From the entries below, return exactly the lines beginning at the one that contains "-template <int BM, int MAXC, int ROWS = 16>" and ending at the one that contains "float (&part)[MAXC][BM /", both of them included, and only those lines.

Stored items
********

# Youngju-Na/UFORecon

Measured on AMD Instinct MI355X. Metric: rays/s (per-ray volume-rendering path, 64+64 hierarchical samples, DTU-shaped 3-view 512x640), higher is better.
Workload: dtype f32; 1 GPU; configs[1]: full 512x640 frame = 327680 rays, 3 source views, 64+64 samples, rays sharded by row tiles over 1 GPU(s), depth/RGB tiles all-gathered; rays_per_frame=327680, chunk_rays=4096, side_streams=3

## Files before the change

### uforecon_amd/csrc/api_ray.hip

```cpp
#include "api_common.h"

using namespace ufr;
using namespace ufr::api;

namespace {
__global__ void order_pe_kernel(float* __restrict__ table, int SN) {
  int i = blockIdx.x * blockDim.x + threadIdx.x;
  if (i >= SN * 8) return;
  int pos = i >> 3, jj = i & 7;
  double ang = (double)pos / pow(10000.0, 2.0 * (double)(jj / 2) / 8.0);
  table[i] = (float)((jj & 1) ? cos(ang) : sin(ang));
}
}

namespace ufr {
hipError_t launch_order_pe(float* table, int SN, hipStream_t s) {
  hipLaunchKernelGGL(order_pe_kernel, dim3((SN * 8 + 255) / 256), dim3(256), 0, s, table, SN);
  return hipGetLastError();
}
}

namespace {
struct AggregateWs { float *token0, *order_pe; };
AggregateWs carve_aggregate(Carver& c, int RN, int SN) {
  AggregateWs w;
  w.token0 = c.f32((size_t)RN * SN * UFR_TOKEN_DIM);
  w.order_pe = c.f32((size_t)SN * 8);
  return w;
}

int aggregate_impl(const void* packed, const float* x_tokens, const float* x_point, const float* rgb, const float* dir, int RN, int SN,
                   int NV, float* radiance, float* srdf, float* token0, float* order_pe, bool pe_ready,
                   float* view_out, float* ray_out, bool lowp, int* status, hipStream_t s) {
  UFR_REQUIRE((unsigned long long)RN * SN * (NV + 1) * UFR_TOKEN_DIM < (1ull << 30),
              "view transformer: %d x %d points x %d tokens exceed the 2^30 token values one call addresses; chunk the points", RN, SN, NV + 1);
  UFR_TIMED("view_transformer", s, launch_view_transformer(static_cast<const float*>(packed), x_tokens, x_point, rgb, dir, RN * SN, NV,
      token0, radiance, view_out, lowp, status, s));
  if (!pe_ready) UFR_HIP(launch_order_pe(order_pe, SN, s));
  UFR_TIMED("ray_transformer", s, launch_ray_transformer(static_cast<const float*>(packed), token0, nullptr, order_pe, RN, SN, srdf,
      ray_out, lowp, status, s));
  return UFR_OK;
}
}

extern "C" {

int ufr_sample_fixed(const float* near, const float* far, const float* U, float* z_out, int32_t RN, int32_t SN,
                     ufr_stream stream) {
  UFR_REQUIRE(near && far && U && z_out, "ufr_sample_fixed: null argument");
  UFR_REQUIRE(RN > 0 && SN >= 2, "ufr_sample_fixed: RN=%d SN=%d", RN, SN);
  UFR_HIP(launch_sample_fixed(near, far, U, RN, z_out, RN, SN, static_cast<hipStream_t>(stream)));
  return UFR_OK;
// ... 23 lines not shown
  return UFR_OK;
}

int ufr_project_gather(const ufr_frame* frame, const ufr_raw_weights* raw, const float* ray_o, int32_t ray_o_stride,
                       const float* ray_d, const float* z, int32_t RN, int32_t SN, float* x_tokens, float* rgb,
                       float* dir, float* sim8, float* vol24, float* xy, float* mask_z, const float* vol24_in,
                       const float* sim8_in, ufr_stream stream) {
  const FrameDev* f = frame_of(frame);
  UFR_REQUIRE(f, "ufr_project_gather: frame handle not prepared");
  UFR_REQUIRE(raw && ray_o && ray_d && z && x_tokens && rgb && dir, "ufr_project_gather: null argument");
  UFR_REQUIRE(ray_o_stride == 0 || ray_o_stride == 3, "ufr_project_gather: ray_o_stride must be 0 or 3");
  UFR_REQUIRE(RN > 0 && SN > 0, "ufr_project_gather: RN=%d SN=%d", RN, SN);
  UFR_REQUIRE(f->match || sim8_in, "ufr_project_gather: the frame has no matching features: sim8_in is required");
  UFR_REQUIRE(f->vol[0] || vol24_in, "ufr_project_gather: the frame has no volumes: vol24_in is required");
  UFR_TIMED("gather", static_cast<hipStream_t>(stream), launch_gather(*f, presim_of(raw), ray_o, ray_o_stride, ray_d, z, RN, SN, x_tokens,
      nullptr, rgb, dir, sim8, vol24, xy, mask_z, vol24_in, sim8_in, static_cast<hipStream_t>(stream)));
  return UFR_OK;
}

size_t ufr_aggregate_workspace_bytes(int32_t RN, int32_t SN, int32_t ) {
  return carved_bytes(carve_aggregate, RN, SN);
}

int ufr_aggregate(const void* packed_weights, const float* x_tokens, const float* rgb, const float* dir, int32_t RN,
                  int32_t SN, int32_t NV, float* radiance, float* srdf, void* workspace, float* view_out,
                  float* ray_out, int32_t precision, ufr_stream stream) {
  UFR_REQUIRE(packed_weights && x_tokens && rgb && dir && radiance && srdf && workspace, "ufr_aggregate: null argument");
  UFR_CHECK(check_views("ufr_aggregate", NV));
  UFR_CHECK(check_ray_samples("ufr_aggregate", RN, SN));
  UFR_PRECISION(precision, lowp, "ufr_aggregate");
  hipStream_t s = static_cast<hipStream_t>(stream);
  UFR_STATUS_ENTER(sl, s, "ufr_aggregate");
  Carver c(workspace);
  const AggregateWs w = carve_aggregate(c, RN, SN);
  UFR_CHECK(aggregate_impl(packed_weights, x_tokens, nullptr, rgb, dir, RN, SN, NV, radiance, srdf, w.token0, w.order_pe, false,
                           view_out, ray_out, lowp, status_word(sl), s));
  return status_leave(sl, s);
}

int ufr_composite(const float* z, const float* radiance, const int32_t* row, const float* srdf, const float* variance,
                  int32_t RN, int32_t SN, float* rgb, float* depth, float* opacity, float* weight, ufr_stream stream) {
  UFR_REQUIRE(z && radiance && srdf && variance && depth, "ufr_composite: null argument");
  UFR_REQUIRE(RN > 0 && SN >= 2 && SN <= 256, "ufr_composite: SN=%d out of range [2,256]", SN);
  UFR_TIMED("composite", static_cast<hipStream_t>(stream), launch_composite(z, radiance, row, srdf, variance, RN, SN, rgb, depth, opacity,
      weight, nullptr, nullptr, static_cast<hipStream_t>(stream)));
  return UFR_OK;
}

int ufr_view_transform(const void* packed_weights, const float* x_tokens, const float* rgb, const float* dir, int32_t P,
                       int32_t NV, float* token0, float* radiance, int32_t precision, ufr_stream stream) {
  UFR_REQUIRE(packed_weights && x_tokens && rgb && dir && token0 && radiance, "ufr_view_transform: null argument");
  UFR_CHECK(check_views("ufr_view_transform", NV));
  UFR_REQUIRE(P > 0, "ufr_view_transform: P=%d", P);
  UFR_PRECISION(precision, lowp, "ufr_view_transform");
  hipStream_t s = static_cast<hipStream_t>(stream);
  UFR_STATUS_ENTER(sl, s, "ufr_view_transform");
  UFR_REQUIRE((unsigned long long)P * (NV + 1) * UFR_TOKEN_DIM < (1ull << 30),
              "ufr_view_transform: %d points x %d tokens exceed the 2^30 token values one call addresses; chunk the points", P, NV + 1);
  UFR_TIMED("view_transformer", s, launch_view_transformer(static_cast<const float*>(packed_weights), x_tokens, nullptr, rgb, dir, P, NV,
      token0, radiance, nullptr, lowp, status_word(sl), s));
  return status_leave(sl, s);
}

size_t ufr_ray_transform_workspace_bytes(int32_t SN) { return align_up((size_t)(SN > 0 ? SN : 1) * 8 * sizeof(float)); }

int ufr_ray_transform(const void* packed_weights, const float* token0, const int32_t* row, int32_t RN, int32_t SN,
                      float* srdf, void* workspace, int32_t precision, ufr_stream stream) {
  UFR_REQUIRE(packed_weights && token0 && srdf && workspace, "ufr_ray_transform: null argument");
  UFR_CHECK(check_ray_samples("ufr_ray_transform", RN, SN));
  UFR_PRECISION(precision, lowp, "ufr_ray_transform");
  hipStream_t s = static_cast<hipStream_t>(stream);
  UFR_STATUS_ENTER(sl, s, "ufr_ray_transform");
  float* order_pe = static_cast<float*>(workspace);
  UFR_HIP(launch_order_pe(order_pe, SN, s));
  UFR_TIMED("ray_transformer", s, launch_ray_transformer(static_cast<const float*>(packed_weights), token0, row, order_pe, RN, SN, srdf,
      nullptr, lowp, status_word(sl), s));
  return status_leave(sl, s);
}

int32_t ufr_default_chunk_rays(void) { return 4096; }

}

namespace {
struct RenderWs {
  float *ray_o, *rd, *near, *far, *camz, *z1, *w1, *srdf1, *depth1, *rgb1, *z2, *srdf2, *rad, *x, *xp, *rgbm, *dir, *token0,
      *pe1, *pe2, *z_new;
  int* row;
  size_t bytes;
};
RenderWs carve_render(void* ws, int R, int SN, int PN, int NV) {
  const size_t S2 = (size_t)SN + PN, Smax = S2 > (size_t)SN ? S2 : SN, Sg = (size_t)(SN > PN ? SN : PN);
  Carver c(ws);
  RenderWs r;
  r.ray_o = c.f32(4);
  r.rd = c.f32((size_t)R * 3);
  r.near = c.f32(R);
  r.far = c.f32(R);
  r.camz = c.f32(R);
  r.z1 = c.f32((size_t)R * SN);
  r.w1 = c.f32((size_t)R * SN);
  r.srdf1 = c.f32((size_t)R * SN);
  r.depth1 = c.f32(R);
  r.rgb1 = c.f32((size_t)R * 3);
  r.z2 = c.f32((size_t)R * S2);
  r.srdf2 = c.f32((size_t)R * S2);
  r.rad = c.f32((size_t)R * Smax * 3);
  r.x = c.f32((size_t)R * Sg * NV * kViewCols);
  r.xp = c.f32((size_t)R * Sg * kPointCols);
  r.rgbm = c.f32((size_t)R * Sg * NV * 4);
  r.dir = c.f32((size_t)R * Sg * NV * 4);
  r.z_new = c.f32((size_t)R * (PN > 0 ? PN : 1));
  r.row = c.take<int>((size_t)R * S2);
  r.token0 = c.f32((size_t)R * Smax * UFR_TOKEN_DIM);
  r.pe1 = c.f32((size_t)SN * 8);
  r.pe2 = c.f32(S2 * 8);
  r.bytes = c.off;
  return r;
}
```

********

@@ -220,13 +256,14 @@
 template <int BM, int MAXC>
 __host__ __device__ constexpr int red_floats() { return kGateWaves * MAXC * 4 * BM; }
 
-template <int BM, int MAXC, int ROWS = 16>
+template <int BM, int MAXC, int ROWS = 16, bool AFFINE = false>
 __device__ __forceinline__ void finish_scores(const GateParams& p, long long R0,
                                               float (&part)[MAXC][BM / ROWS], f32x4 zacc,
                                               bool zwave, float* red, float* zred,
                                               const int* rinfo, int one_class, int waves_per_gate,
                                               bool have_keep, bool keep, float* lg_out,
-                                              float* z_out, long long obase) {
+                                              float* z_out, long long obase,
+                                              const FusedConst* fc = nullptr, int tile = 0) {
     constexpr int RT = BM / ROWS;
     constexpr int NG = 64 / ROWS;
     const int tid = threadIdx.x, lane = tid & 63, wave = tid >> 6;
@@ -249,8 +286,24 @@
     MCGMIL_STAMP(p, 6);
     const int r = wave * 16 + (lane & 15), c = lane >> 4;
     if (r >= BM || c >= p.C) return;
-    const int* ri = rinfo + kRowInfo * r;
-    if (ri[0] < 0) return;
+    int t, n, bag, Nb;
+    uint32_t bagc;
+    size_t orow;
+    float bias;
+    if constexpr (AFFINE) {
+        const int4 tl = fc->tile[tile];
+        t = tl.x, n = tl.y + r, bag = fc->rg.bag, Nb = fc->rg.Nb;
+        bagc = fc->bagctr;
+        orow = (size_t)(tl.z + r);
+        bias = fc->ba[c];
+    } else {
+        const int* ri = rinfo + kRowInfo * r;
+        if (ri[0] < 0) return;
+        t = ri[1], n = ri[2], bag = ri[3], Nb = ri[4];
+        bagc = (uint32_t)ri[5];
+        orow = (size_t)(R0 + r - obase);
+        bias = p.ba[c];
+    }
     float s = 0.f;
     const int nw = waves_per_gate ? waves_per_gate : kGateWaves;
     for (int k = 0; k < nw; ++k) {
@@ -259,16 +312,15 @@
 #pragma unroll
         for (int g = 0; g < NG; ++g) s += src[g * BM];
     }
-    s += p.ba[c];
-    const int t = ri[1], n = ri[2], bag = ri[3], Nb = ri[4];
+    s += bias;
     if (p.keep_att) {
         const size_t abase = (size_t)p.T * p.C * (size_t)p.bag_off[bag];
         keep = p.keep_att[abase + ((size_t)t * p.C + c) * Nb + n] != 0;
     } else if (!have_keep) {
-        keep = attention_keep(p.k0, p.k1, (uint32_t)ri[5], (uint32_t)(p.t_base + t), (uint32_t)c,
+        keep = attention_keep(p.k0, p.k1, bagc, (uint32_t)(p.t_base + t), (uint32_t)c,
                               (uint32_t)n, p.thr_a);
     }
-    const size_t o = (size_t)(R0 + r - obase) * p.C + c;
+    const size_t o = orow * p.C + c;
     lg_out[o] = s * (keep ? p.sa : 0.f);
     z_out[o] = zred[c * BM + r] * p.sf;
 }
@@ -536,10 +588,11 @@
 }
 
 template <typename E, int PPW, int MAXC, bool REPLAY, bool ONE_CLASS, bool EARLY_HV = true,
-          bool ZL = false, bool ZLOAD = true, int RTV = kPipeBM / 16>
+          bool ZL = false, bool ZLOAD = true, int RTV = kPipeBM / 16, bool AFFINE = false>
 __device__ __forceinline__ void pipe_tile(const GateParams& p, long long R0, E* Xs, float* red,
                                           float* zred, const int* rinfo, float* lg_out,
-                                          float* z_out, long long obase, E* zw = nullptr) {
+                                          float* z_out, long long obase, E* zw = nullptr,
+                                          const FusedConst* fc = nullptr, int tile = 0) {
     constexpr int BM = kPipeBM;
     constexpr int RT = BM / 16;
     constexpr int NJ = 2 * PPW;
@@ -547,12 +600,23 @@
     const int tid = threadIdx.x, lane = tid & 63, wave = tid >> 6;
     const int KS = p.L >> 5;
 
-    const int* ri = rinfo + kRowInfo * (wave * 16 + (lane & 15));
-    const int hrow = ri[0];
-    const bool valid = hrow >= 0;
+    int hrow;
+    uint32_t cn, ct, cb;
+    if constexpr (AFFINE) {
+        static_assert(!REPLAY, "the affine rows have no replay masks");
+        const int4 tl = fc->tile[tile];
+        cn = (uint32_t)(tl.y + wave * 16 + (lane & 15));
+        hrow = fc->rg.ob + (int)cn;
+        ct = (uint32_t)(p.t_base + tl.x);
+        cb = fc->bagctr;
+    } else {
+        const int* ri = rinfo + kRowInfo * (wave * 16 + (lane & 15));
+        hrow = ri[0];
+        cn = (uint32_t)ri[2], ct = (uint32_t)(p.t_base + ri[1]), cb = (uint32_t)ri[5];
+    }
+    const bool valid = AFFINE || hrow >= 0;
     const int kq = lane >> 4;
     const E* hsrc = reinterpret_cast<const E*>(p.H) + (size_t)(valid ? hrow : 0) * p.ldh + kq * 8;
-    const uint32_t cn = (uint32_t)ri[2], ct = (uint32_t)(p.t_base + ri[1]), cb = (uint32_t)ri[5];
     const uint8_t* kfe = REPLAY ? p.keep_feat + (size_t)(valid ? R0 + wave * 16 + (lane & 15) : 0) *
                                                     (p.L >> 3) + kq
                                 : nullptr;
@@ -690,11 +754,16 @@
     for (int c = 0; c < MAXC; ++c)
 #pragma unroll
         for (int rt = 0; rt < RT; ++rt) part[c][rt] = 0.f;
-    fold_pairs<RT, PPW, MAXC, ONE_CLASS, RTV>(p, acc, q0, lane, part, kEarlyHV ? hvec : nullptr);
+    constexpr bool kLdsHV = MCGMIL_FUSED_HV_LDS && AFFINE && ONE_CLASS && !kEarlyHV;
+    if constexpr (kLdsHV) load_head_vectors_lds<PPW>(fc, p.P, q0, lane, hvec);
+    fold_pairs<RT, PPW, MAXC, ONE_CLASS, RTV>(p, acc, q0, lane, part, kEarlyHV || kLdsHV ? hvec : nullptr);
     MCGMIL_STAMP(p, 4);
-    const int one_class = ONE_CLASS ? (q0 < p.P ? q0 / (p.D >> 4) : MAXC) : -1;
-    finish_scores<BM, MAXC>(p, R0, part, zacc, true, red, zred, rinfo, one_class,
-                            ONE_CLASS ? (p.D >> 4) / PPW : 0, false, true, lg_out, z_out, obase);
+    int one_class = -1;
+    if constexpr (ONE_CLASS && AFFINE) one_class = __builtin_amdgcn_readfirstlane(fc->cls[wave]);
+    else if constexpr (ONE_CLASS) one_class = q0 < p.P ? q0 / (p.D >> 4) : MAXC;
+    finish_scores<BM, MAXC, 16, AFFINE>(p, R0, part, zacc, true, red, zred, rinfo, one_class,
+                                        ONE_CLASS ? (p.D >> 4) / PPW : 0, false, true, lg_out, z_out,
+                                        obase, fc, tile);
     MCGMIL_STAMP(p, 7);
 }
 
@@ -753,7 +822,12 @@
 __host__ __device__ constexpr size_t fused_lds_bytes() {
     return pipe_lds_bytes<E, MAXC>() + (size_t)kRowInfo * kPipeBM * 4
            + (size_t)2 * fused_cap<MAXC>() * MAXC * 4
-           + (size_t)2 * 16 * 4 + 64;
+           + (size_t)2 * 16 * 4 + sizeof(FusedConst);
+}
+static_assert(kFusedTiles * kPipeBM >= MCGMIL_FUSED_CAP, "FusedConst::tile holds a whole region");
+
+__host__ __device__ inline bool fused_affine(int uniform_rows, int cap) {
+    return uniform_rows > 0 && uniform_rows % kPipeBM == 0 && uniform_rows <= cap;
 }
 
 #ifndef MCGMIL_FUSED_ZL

********

→ Problem solution:
-template <int BM, int MAXC, int ROWS = 16>
+template <int BM, int MAXC, int ROWS = 16, bool AFFINE = false>
 __device__ __forceinline__ void finish_scores(const GateParams& p, long long R0,
                                               float (&part)[MAXC][BM / ROWS], f32x4 zacc,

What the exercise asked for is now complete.